(Your goal): Which lines of the records below contain the word "status"? Copy each of them out.

Items from a dataset:
[Start of section]

#ifdef FT8RX_ILP_UNIT
#define FS_CS 0
#define FS_H 156
#define FS_MAG 1556
struct FsLane {
    float k[17];
    cpx g0[10];
    cpx g[10];
    double tap;
    cpx cs[2];
    int r, jlo;
};
FT8_DEV void fscore_fetch(FsLane& L, const Tables& T, int tid) {
    const int lane = tid & 63;
    const int ln = lane < 50 ? lane : 0;
    L.r = tid < 64 ? 50 + ln : ln;
    L.jlo = tid < 64 ? -2 : -1;
#pragma unroll
    for (int u = 0; u < 17; u++) L.k[u] = T.K32[900 + L.r + 100 * (L.jlo - 7 + u)];
#pragma unroll
    for (int q = 0; q < 10; q++) L.g0[q] = T.G1000[L.r + 100 * (L.jlo + q) + 150];
    L.tap = T.taper[tid < 64 ? ln : 50 + ln];
#pragma unroll
    for (int u = 0; u < 2; u++) { const int i = tid + FINE_NT * u; L.cs[u] = T.CS100[i < 156 ? i : 0]; }
}
FT8_DEV void fscore_phases(FsLane& L, const Tables& T, int nb0) {
    cpx w[10];
    {
        const int step = (((100 * nb0) % 3200) + 3200) % 3200;
        int idx = ((((L.r + 100 * L.jlo) * nb0) % 3200) + 3200) % 3200;
#pragma unroll
        for (int q = 0; q < 10; q++) { w[q] = T.W3200[idx]; idx += step; idx -= (idx >= 3200) ? 3200 : 0; }
    }
#pragma unroll
    for (int q = 0; q < 10; q++) L.g[q] = cmul(make_float2(w[q].x, -w[q].y), L.g0[q]);
}
FT8_DEV void fscore_prepare(FsLane& L, cpx* zi, const Tables& T, int nb0, int tid) {
    fscore_phases(L, T, nb0);
#pragma unroll
    for (int u = 0; u < 2; u++) { const int i = tid + FINE_NT * u; if (i < 156) zi[FS_CS + i] = L.cs[u]; }
    __syncthreads();
}
template <int NTONE>
FT8_DEV void fscore_p1(const cpx* S, int off, const FsLane& L, cpx* H, int tid FT_ARG) {
    cpx b[10];
#pragma unroll
    for (int q = 0; q < 10; q++) {
        cpx x = S[off + L.r + 100 * (L.jlo + q)];
        if (q == 0 || q == 9) x = fine_taper(x, L.tap);
        b[q] = cmul(x, L.g[q]);
    }
    FT(16);
    float hx[NTONE], hy[NTONE];
#pragma unroll
    for (int t = 0; t < NTONE; t++) { hx[t] = 0.0f; hy[t] = 0.0f; }
#pragma unroll
    for (int u = 0; u < 17; u++) {
#pragma unroll
        for (int t = 0; t < NTONE; t++) {
            const int q = u + t - 7;
            if (q >= 0 && q < 10) {
                hx[t] = __builtin_fmaf(b[q].x, L.k[u], hx[t]);
                hy[t] = __builtin_fmaf(b[q].y, L.k[u], hy[t]);
            }
        }
    }
    FT(17);
#pragma unroll
    for (int t = 0; t < NTONE; t++) H[t * 100 + L.r] = make_float2(hx[t], hy[t]);
}
FT8_DEV void dft10_fwd(const cpx* x, cpx* y) {
    cpx a0[5], a1[5];
#pragma unroll
    for (int n = 0; n < 5; n++) { const cpx u = x[(2 * n) % 10], v = x[(5 + 2 * n) % 10]; a0[n] = cadd(u, v); a1[n] = csub(u, v); }
    dft<5>(a0); dft<5>(a1);
#pragma unroll
    for (int k = 0; k < 5; k++) { y[(6 * k) % 10] = a0[k]; y[(5 + 6 * k) % 10] = a1[k]; }
}
FT8_DEV float row16_sum(float v) {
    v += __int_as_float(__builtin_amdgcn_update_dpp(0, __float_as_int(v), 0xB1, 0xf, 0xf, false));
    v += __int_as_float(__builtin_amdgcn_update_dpp(0, __float_as_int(v), 0x4E, 0xf, 0xf, false));
    v += __int_as_float(__builtin_amdgcn_update_dpp(0, __float_as_int(v), 0x141, 0xf, 0xf, false));
    v += __int_as_float(__builtin_amdgcn_update_dpp(0, __float_as_int(v), 0x140, 0xf, 0xf, false));
    return v;
}
FT8_DEV void fine_fscore(const cpx* S, int off, const FsLane& L, cpx* zi, int n, int tid FT_ARG) {
    cpx* H = zi + FS_H + (n & 1) * 700;
    float* mags = reinterpret_cast<float*>(zi + FS_MAG) + n * 56;
    const int lane = tid & 63;
    if (lane < 50) fscore_p1<7>(S, off, L, H, tid FT_PASS);
    FT(11);
    __syncthreads();
    FT(12);
    {
        const int c = tid & 15, t = tid >> 4;
        cpx acc[7];
#pragma unroll
        for (int s = 0; s < 7; s++) acc[s] = make_float2(0.0f, 0.0f);
        const cpx* Ht = H + (t < 7 ? t : 0) * 100;
#pragma unroll
        for (int i = 0; i < 2; i++) {
            const int p = c + 16 * i;
            if (i < 1 || c < 10) {
                const bool first = (i == 0 && c == 0), last = (i == 1 && c == 9);
                const cpx zero = make_float2(0.0f, 0.0f);
                const cpx h1 = Ht[p];
                cpx h2 = Ht[first ? 99 : 100 - p], h3 = Ht[50 - p], h4 = Ht[50 + p];
                if (first) { h2 = zero; h4 = zero; }
                if (last) { h3 = zero; h4 = zero; }
                const cpx P = make_float2(h1.x + h2.x, h1.y + h2.y), M = make_float2(h1.x - h2.x, h1.y - h2.y);
                const cpx P2 = make_float2(h3.x + h4.x, h3.y + h4.y), M2 = make_float2(h3.x - h4.x, h3.y - h4.y);
                const cpx A = make_float2(P.x + P2.x, P.y + P2.y), B = make_float2(P.x - P2.x, P.y - P2.y);
                const cpx C = make_float2(M.x - M2.x, M.y - M2.y), D = make_float2(M.x + M2.x, M.y + M2.y);
                acc[0] = cadd(acc[0], A);
#pragma unroll
                for (int s = 1; s < 7; s++) {
                    const cpx e = zi[FS_CS + (s - 1) * 26 + p];
                    const cpx X = (s & 1) ? B : A, Y = (s & 1) ? D : C;
                    acc[s].x = __builtin_fmaf(X.x, e.x, __builtin_fmaf(-Y.y, e.y, acc[s].x));
                    acc[s].y = __builtin_fmaf(X.y, e.x, __builtin_fmaf(Y.x, e.y, acc[s].y));
                }
            }
        }
        FT(19);
#pragma unroll
        for (int s = 0; s < 7; s++) { acc[s].x = row16_sum(acc[s].x); acc[s].y = row16_sum(acc[s].y); }
        {
            cpx v = acc[0];
#pragma unroll
            for (int s = 1; s < 7; s++) v = (c == s) ? acc[s] : v;
            const float re = v.x * FINE_INV, im = v.y * FINE_INV;
            mags[c < 7 ? c * 8 + t : 7] = sqrtf(re * re + im * im);
        }
    }
    FT(14);
}

FT8_DEV void fine_candidate(int tid, int bid, const cpx* __restrict__ spec, ft8rx_record* __restrict__ rec,
                            const int32_t* __restrict__ ncand, float* __restrict__ llr0, const Tables& T, const ft8rx_config& cfg,
                            const int32_t* __restrict__ trip, int32_t* __restrict__ t_out ,
                            float* __restrict__ t_sd, float* __restrict__ t_sgrid) {
    __shared__ cpx z[3200];
    __shared__ cpx w400[400];
    float* mg = reinterpret_cast<float*>(w400);
    static_assert(sizeof(cpx) * 400 >= sizeof(float) * 640, "mg overlays w400");
    __shared__ cpx w32[32];
    __shared__ float sc[16];
    __shared__ int ish[4];
    const int lane = tid & 63;
    int frame, ci = 0, f0, h0;
    if (trip) { frame = trip[3 * bid]; f0 = trip[3 * bid + 1]; h0 = trip[3 * bid + 2]; }
    else {
        frame = bid >> cand_shift(cfg); ci = bid & ((1 << cand_shift(cfg)) - 1);
        if (ci >= ncand[frame]) return;
        const ft8rx_record& r = rec[bid];
        if (r.status != FT8RX_ST_ACTIVE) return;
        f0 = r.f0_idx; h0 = r.h0_idx;
    }
    if (h0 < FT8RX_MIN_H0_FD || h0 > FT8RX_MAX_H0_FD) return;
    const cpx w32v = T.W32[tid & 31];
    const int fb0 = 50 * f0;
    {
        constexpr int NW = (400 + FINE_NT - 1) / FINE_NT;
        cpx wv[NW];
#pragma unroll
        for (int q = 0; q < NW; q++) { const int i = tid + FINE_NT * q; wv[q] = T.W3200[8 * (i < 400 ? i : 0)]; }
#pragma unroll
        for (int q = 0; q < NW; q++) { const int i = tid + FINE_NT * q; if (i < 400) w400[i] = wv[q]; }
        if (tid < 32) w32[tid] = w32v;
        __syncthreads();
    }
    const cpx* __restrict__ Sg = spec + (size_t)frame * FT8RX_SPEC_BINS + (fb0 - 182);
    FT_DECL
    cpx wq[8];
    sym32_twiddles(w32, tid & 3, wq);
    const int tb0 = 8 * h0 + (h0 < 0 ? 1 : 0);
    double* dsum = reinterpret_cast<double*>(mg);
    fine_fft(Sg, 182, z, w400, T, tid, tb0 - 8 + 32 * 36, tb0 + 6 + 32 * 43 FT_PASS);
    FsLane L;
    fscore_fetch(L, T, tid);
    const bool lowslice = tb0 >= 667;
    cpx* slice = z + (lowslice ? 0 : 2048);
    cpx* zi = z + (lowslice ? 1152 : 0);
    static_assert(9 * 128 <= 1152 && 2048 + 9 * 128 <= 3200 && 1152 + 1780 <= 3200 && 1780 <= 2048, "slice copy and scan tables share the image");
    {
        const int wv = tid >> 6, ln = tid & 63;
#pragma unroll
        for (int c = 0; c < 5; c++) {
            const int ch = wv + 2 * c;
            if (ch < 9)
                __builtin_amdgcn_global_load_lds((const __attribute__((address_space(1))) void*)(Sg + 128 * ch + 2 * ln),
                                                 (__attribute__((address_space(3))) void*)(slice + 128 * ch), 16, 0, 0);
        }
    }
    const cpx* S = slice;
    float* p = reinterpret_cast<float*>(slice);
    float* llr = p + 464;
    float* sq = llr + 176;
#pragma unroll 1
    for (int r = 0; r < (224 + FINE_NT - 1) / FINE_NT; r++) {
        const int task = tid + FINE_NT * r, qd = task >> 2, n2 = task & 3;
        const bool valid = qd < 56;
        const int ti = valid ? qd / 7 : 0, a = valid ? qd - 7 * ti : 0;
        float mag[8];
        fine_sym_quad<7>(z, tb0 - 8 + 2 * ti + 32 * (36 + a), n2, wq, mag);
#pragma unroll
        for (int b = 0; b < 7; b++) asm volatile("" :: "v"(mag[b]));
        if (valid && n2 == 0) {
            const int c = d_COSTAS[a];
            double off = 0.0, on = 0.0;
#pragma unroll
            for (int b = 0; b < 7; b++) { const double m = (double)mag[b]; on = (b == c) ? m : on; off += (b == c) ? 0.0 : m; }
            dsum[(ti * 7 + a) * 2] = on; dsum[(ti * 7 + a) * 2 + 1] = off;
        }
    }
    FT(25);
    __syncthreads();
    int tt = -8; float score_f0 = 0.0f;
    {
        const int ti = tid & 7;
        double s1 = 0.0, s2 = 0.0;
#pragma unroll
        for (int a = 0; a < 7; a++) { s1 += dsum[(ti * 7 + a) * 2]; s2 += dsum[(ti * 7 + a) * 2 + 1]; }
        const float sct = (float)(s1 + W6 * s2);
#pragma unroll
        for (int u = 0; u < 8; u++) {
            const float v = __int_as_float(__builtin_amdgcn_readlane(__float_as_int(sct), u));
            if (u == 0 || v > score_f0) { score_f0 = v; tt = -8 + 2 * u; }
        }
    }
    FT(26);
    float best = 0.0f; int ft = 0;
    __builtin_amdgcn_s_waitcnt(0x0F70);
    fscore_prepare(L, zi, T, tb0 + tt + 32 * 36, tid);
    FT(18);
#pragma unroll 1
    for (int n = 0; n < 8; n++) {
        fine_fscore(S, 182 - 32 + 8 * (n < 4 ? n : n + 1), L, zi, n, tid FT_PASS);
        FT(15);
    }
    __syncthreads();
    if (tid < 56) {
        const int n = tid / 7, a = tid - 7 * n, c = d_COSTAS[a];
        const float* mags = reinterpret_cast<const float*>(zi + FS_MAG) + n * 56 + a * 8;
        double off = 0.0, on = 0.0;
#pragma unroll
        for (int b = 0; b < 7; b++) { const double m = (double)mags[b]; on = (b == c) ? m : on; off += (b == c) ? 0.0 : m; }
        dsum[tid * 2] = on; dsum[tid * 2 + 1] = off;
    }
    __syncthreads();
    {
        const int n = tid & 7;
        double s1 = 0.0, s2 = 0.0;
#pragma unroll
        for (int a = 0; a < 7; a++) { s1 += dsum[(n * 7 + a) * 2]; s2 += dsum[(n * 7 + a) * 2 + 1]; }
        const float sct = (float)(s1 + W6 * s2);
#pragma unroll
        for (int i = 0; i < 9; i++) {
            const float v = (i == 4) ? score_f0 : __int_as_float(__builtin_amdgcn_readlane(__float_as_int(sct), i < 4 ? i : i - 1));
            if (i == 0 || v > best) { best = v; ft = -32 + 8 * i; }
        }
    }
    FT(20);
    const int tb = tb0 + tt;
    cpx* Hc = zi;
    cpx* Ab = zi + 800;
    {
        const int t = (tid < 80) ? tid / 10 : 0, c10 = (tid < 80) ? tid - 10 * t : 0;
        cpx tw[9];
#pragma unroll
        for (int s1 = 1; s1 < 10; s1++) tw[s1 - 1] = T.TW100[c10 * s1];
        fscore_phases(L, T, tb);
        if (lane < 50) fscore_p1<8>(S, 182 + ft, L, Hc, tid FT_PASS);
        __syncthreads();
        FT(21);
        if (tid < 80) {
            cpx x[10], y[10];
#pragma unroll
            for (int r1 = 0; r1 < 10; r1++) { const cpx h = Hc[t * 100 + 10 * r1 + c10]; x[r1] = make_float2(h.x, -h.y); }
            dft10_fwd(x, y);
            Ab[t * 100 + c10] = y[0];
#pragma unroll
            for (int s1 = 1; s1 < 10; s1++) Ab[t * 100 + 10 * s1 + c10] = cmul(y[s1], tw[s1 - 1]);
        }
        __syncthreads();
        FT(22);
        if (tid < 80) {
            cpx x[10], y[10];
#pragma unroll
            for (int r2 = 0; r2 < 10; r2++) x[r2] = Ab[t * 100 + 10 * c10 + r2];
            dft10_fwd(x, y);
#pragma unroll
            for (int s2 = 0; s2 < 8; s2++) {
                const int sy = c10 + 10 * s2;
                const float re = y[s2].x * FINE_INV, im = y[s2].y * FINE_INV;
                if (sy < 79) mg[sy * 8 + t] = sqrtf(re * re + im * im);
            }
        }
    }
    const int n_lo = (tb < 0) ? min(79, (-tb) / 32 + 1) : 0;
    const int s_strict = (tb > 3168) ? 0 : (3168 - tb) / 32 + 1;
    const int s_up = (s_strict < 79) ? max(0, (3168 - tb + 31) / 32) : 79;
    if (n_lo > 0 || s_up < 79) {
        __syncthreads();
        fscore_phases(L, T, n_lo > 0 ? 0 : 3168);
        if (lane < 50) fscore_p1<8>(S, 182 + ft, L, Hc, tid FT_PASS);
        __syncthreads();
        const int c = tid & 15, t = tid >> 4;
        float ax = 0.0f, ay = 0.0f;
#pragma unroll
        for (int i = 0; i < 7; i++) {
            if (i < 6 || c < 4) { const cpx h = Hc[t * 100 + c + 16 * i]; ax = ax + h.x; ay = ay + h.y; }
        }
        ax = row16_sum(ax); ay = row16_sum(ay);
        const float re = ax * FINE_INV, im = ay * FINE_INV;
        const float m = sqrtf(re * re + im * im);
        if (n_lo > 0) { for (int sy = c; sy < n_lo; sy += 16) mg[sy * 8 + t] = m; }
        else { for (int sy = s_up + c; sy < 79; sy += 16) mg[sy * 8 + t] = m; }
    }
    __syncthreads();
    FT(23);
    bool match = false;
    if (tid < 21) {
        int blk = tid / 7, a = tid - blk * 7;
        const float* q = mg + 8 * (36 * blk + a);
        int am = 0; for (int t = 1; t < 8; t++) if (q[t] > q[am]) am = t;
        match = (am == d_COSTAS[a]);
    }
    if (tid < 64) { int nm = __popcll(__ballot(match)); if (tid == 0) ish[1] = nm; }
    __syncthreads();
    const int nsync = ish[1];
    FT(24);
    if (trip && t_sgrid) for (int i = tid; i < 632; i += FINE_NT) t_sgrid[(size_t)bid * 632 + i] = mg[i];
    int ret = 1; float sd = 0.0f; int snr = 0;
    if (nsync <= 6) ret = 0;
    else {
        for (int i = tid; i < 464; i += FINE_NT) p[i] = 20.0f * ft8_log10f(mg[8 * (int)d_PAYSYM[i >> 3] + (i & 7)]);
        __syncthreads();
        llr_from_p(p, llr, sq, tid, tid < 64, &sd, &snr);
        if (tid == 0) { sc[10] = sd; ish[2] = snr; }
        __syncthreads();
        sd = sc[10]; snr = ish[2];
        if (sd <= cfg.llr_sd_min) ret = -1;
        float* out = llr0 + (size_t)bid * 174;
        for (int i = tid; i < 174; i += FINE_NT) out[i] = llr[i];
    }
    FT(13);
    FT_FLUSH;
    if (tid == 0) {
        if (trip) { int32_t* o = t_out + 5 * (size_t)bid; o[0] = ret; o[1] = tt; o[2] = ft; o[3] = nsync; o[4] = snr; t_sd[bid] = sd; }
        else {
            ft8rx_record& r = rec[bid];
            r.ttweak = (int8_t)tt; r.ftweak = (int8_t)ft; r.nsync = (uint8_t)nsync;
            if (ret == 0) r.status = FT8RX_ST_STOP_COSTAS;
            else { r.fine_sd = sd; r.snr_fine = (int8_t)snr; if (ret < 0) r.status = FT8RX_ST_STOP_FINE_SD; }
        }
    }
}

[End of section]

(Solution to this task):
        if (r.status != FT8RX_ST_ACTIVE) return;
            if (ret == 0) r.status = FT8RX_ST_STOP_COSTAS;
            else { r.fine_sd = sd; r.snr_fine = (int8_t)snr; if (ret < 0) r.status = FT8RX_ST_STOP_FINE_SD; }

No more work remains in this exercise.